------ STORED DATA ------

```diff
@@ -349,9 +461,11 @@
 }
 
 typedef void (*WPFn)(const WPP);
-struct WPInfo { WPFn fn[5]; int c, bm, nt, lds; bool reduce; int ysplit; };
+struct WPInfo { WPFn fn[5]; int c, k2, bm, nt, lds; bool reduce; int ysplit; };
 #define WP_ENTRY(F, YS) {{expand_wp_kernel<F, false, false>, expand_wp_kernel<F, false, true>, expand_wp_kernel<F, true, false>, expand_wp_kernel<F, false, true, true>, \
-                          expand_wp_kernel<F, false, false, true>}, F::C, F::BM, F::NT, F::LDS_BYTES, F::REDUCE, YS}
+                          expand_wp_kernel<F, false, false, true>}, F::C, 0, F::BM, F::NT, F::LDS_BYTES, F::REDUCE, YS}
+#define WP_DUAL_ENTRY(F, YS) {{expand_wp_kernel<F, false, false>, expand_wp_kernel<F, false, true>, expand_wp_kernel<F, true, false>, nullptr, nullptr}, \
+                              F::C, F::K2, F::BM, F::NT, F::LDS_BYTES, F::REDUCE, YS}
 using W64 = WPCfg<64, 4, true, 3>;
 using W64B = WPCfg<64, 8, true, 3>;
 using W128 = WPCfg<128, 4, true, 2>;
@@ -361,14 +475,23 @@
 using N128 = WPCfg<128, 4, false, 3>;
 using N256 = WPCfg<256, 4, false, 3>;
 using N512 = WPCfg<512, 4, false, 2>;
+using D128 = WPCfg<128, 4, false, 2, 256>;
 const WPInfo kWP[] = {WP_ENTRY(W64, 1), WP_ENTRY(W64B, 1), WP_ENTRY(W128, 1), WP_ENTRY(W128B, 1), WP_ENTRY(W256, 1),
                       WP_ENTRY(N64, 1), WP_ENTRY(N128, 1), WP_ENTRY(N256, 1), WP_ENTRY(N256, 2), WP_ENTRY(N256, 4),
-                      WP_ENTRY(N512, 1), WP_ENTRY(N512, 2), WP_ENTRY(N512, 4), WP_ENTRY(N512, 8)};
+                      WP_ENTRY(N512, 1), WP_ENTRY(N512, 2), WP_ENTRY(N512, 4), WP_ENTRY(N512, 8),
+                      WP_DUAL_ENTRY(D128, 1), WP_DUAL_ENTRY(D128, 2)};
 constexpr int NUM_WP = sizeof(kWP) / sizeof(kWP[0]);
 
+bool wp_dual_ok(const hawq_conv_args &e) {
+    const char *off = getenv("HAWQ_NO_WP_DUAL");
+    return !(off && *off) && e.wgt2 && e.ctab_id && e.in2_bits == 8 && e.w2_bits == 8 && e.stride2 >= 1 && e.H2 >= 1 && e.W2 >= 1 &&
+           (e.H2 - 1) / e.stride2 + 1 == e.H && (e.W2 - 1) / e.stride2 + 1 == e.W &&
+           !e.res_in && e.out_sub < 2 && e.out_bits == 8;
+}
+
 bool wp_expand_ok(const hawq_conv_args &e) {
-    return (e.in_pitch == 0 || e.in_pitch == e.Cin) && (e.out_pitch == 0 || e.out_pitch == e.Cout) && e.KH == 1 && e.KW == 1 && e.stride == 1 && e.pad == 0 && e.in_bits == 8 && e.w_bits == 8 && e.fast_tables != 0 && !e.in2 &&
-           !e.in_planar && e.epilogue == HAWQ_EPI_RESIDUAL && e.res_in && e.res_in_bits == 16 && (!e.res_out || e.res_out_bits == 16) &&
+    return (e.in_pitch == 0 || e.in_pitch == e.Cin) && (e.out_pitch == 0 || e.out_pitch == e.Cout) && e.KH == 1 && e.KW == 1 && e.stride == 1 && e.pad == 0 && e.in_bits == 8 && e.w_bits == 8 && e.fast_tables != 0 &&
+           !e.in_planar && e.epilogue == HAWQ_EPI_RESIDUAL && (e.in2 ? wp_dual_ok(e) : (e.res_in && e.res_in_bits == 16)) && (!e.res_out || e.res_out_bits == 16) &&
            e.flags && e.ctab && e.Cout % 64 == 0 && (e.out_bits == 8 || (e.out_bits == 4 && e.q_lo >= 0 && e.q_hi <= 15)) &&
            (e.out_sub < 2 || !e.res_out);
 }
@@ -385,9 +508,11 @@
         if (r.out_bits == 4 && (r.q_lo < 0 || r.q_hi > 15)) return -1;
         if (r.Cin != e.Cout || r.Cout != e.Cin || r.N != e.N || r.H != e.H || r.W != e.W) return -1;
     }
+    const int k2 = e.in2 ? e.Cin2 : 0;
+    if (e.in2 && k2 <= 0) return -1;
     int n = 0;
     for (int i = 0; i < NUM_WP; ++i)
-        if (kWP[i].c == e.Cin && kWP[i].reduce == reduce && (e.Cout / 64) % kWP[i].ysplit == 0 && ++n == nth) return i;
+        if (kWP[i].c == e.Cin && kWP[i].k2 == k2 && kWP[i].reduce == reduce && (e.Cout / 64) % kWP[i].ysplit == 0 && ++n == nth) return i;
     return -1;
 }
 
@@ -404,11 +529,13 @@
     HAWQ_REQUIRE(v >= 0, "hawq_conv_expand_reduce: no wave-private variant %d for this launch", nth);
     const hawq_conv_args &e = a->expand, &r = a->reduce;
     auto e_fast = [](int ek) { return (ek & 0xff) >= 33 && (ek & 0xff) <= 62 && (ek >> 8) >= 0 && (ek >> 8) < 31; };
-    HAWQ_REQUIRE(e.mq >= 0 && e_fast(e.eq) && e.m_id_scalar >= 0 && e_fast(e.e_id_scalar), "hawq_conv_expand_reduce: scalar tables outside the fast contract");
+    const bool dual = e.in2 != nullptr;
+    HAWQ_REQUIRE(e.mq >= 0 && e_fast(e.eq) && (dual || (e.m_id_scalar >= 0 && e_fast(e.e_id_scalar))), "hawq_conv_expand_reduce: scalar tables outside the fast contract");
     HAWQ_REQUIRE(e.q_lo <= 0, "hawq_conv_expand_reduce: the block-input QuantAct clamp must admit 0");
     const WPInfo &wi = kWP[v];
     WPP p;
     p.x2 = (const uint8_t *)e.in, p.w3 = (const uint8_t *)e.wgt, p.w1 = (const uint8_t *)r.wgt;
+    p.xid = (const uint8_t *)e.in2, p.wid = (const uint8_t *)e.wgt2, p.ctab_id = dual ? e.ctab_id : nullptr;
     p.ctab3 = e.ctab, p.ctab1 = wi.reduce ? r.ctab : nullptr;
     p.res_in = (const uint16_t *)e.res_in, p.res_out = (uint16_t *)e.res_out;
     p.y = wi.reduce ? (uint8_t *)r.out_q : nullptr;
@@ -419,6 +546,8 @@
     HAWQ_REQUIRE(M > 0 && Msrc * e.Cout * 2 < (1ll << 32), "hawq_conv_expand_reduce: bad problem size");
     p.M = (int)M, p.C3 = e.Cout;
     p.sub = sub, p.sW = e.W, p.sHW = e.H * e.W, p.dW = wd, p.dHW = hd * wd;
+    p.s2 = dual ? e.stride2 : 1, p.sW2 = e.W2, p.sHW2 = e.H2 * e.W2;
+    HAWQ_REQUIRE(!dual || (long long)e.N * e.H2 * e.W2 * e.Cin2 < (1ll << 32), "hawq_conv_expand_reduce: bad problem size");
     p.m_id_s = e.m_id_scalar, p.e_id_s = e.e_id_scalar, p.mq = e.mq, p.eq = e.eq, p.q_hi = e.q_hi;
     p.y_lo = wi.reduce ? (r.relu && r.q_lo < 0 ? 0 : r.q_lo) : 0, p.y_hi = wi.reduce ? r.q_hi : 0;
     p.y_planar = wi.reduce ? r.out_planar : 0;
@@ -436,13 +565,13 @@
         bool good = true;
         for (const WPInfo &k : kWP)
             for (int i = 0; i < 5; ++i)
-                good &= hipFuncSetAttribute((const void *)k.fn[i], hipFuncAttributeMaxDynamicSharedMemorySize, k.lds) == hipSuccess;
+                good &= !k.fn[i] || hipFuncSetAttribute((const void *)k.fn[i], hipFuncAttributeMaxDynamicSharedMemorySize, k.lds) == hipSuccess;
         return good;
     }();
     HAWQ_REQUIRE(attrs, "hawq_conv_expand_reduce: hipFuncSetAttribute(MaxDynamicSharedMemorySize) failed");
     const int ft = e.fast_tables | (wi.reduce ? r.fast_tables : 0);
     const bool tie = (ft & 4) != 0, ck0 = (e.fast_tables & 8) && (!wi.reduce || (r.fast_tables & 8));
-    const bool qk0 = (e.eq >> 8) == 0 && ids0_form(e.e_id_scalar);
+    const bool qk0 = !dual && (e.eq >> 8) == 0 && ids0_form(e.e_id_scalar);
     HAWQ_REQUIRE(e.q_hi >= 0 && e.q_hi <= 32767, "hawq_conv_expand_reduce: q_hi outside [0, 32767]");
     hipLaunchKernelGGL(wi.fn[tie ? 2 : (ck0 ? (qk0 ? 3 : 1) : (qk0 ? 4 : 0))], dim3((p.M + wi.bm - 1) / wi.bm, wi.ysplit), dim3(wi.nt), wi.lds, (hipStream_t)stream, p);
     HAWQ_CHECK_HIP(hipGetLastError());
diff --git a/hawq_amd/engine.py b/hawq_amd/engine.py
--- a/hawq_amd/engine.py
+++ b/hawq_amd/engine.py
@@ -413,7 +413,7 @@
         return pair, out, ob, planar
 
     def _try_solo(self, a, u, keep):
-        if not a.fast_tables or a.in2 or os.environ.get("HAWQ_NO_SOLO"):
+        if not a.fast_tables or os.environ.get("HAWQ_NO_SOLO"):
             return None
         er = _lib.ExpandReduceArgs()
         C.memmove(C.byref(er.expand), C.byref(a), C.sizeof(a))
@@ -778,7 +778,7 @@
                 if solo is not None:
                     self._er_args.append(solo)
                     self._er_names.append(tap_name + "@solo")
-                    ops.next_name = tap_name
+                    ops.next_name = tap_name + ("+identity" if (a.in2 is not None) else "")
                     ops.append(solo)
                     continue
                 self._conv_args.append(a)
```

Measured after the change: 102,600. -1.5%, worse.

------

▶ _WHAT YOU SHOULD DO_
Every line containing the string "sizeof" in the entries should be counted; give the resulting number and nothing else.

▶ _WRITTEN SOLUTION_
2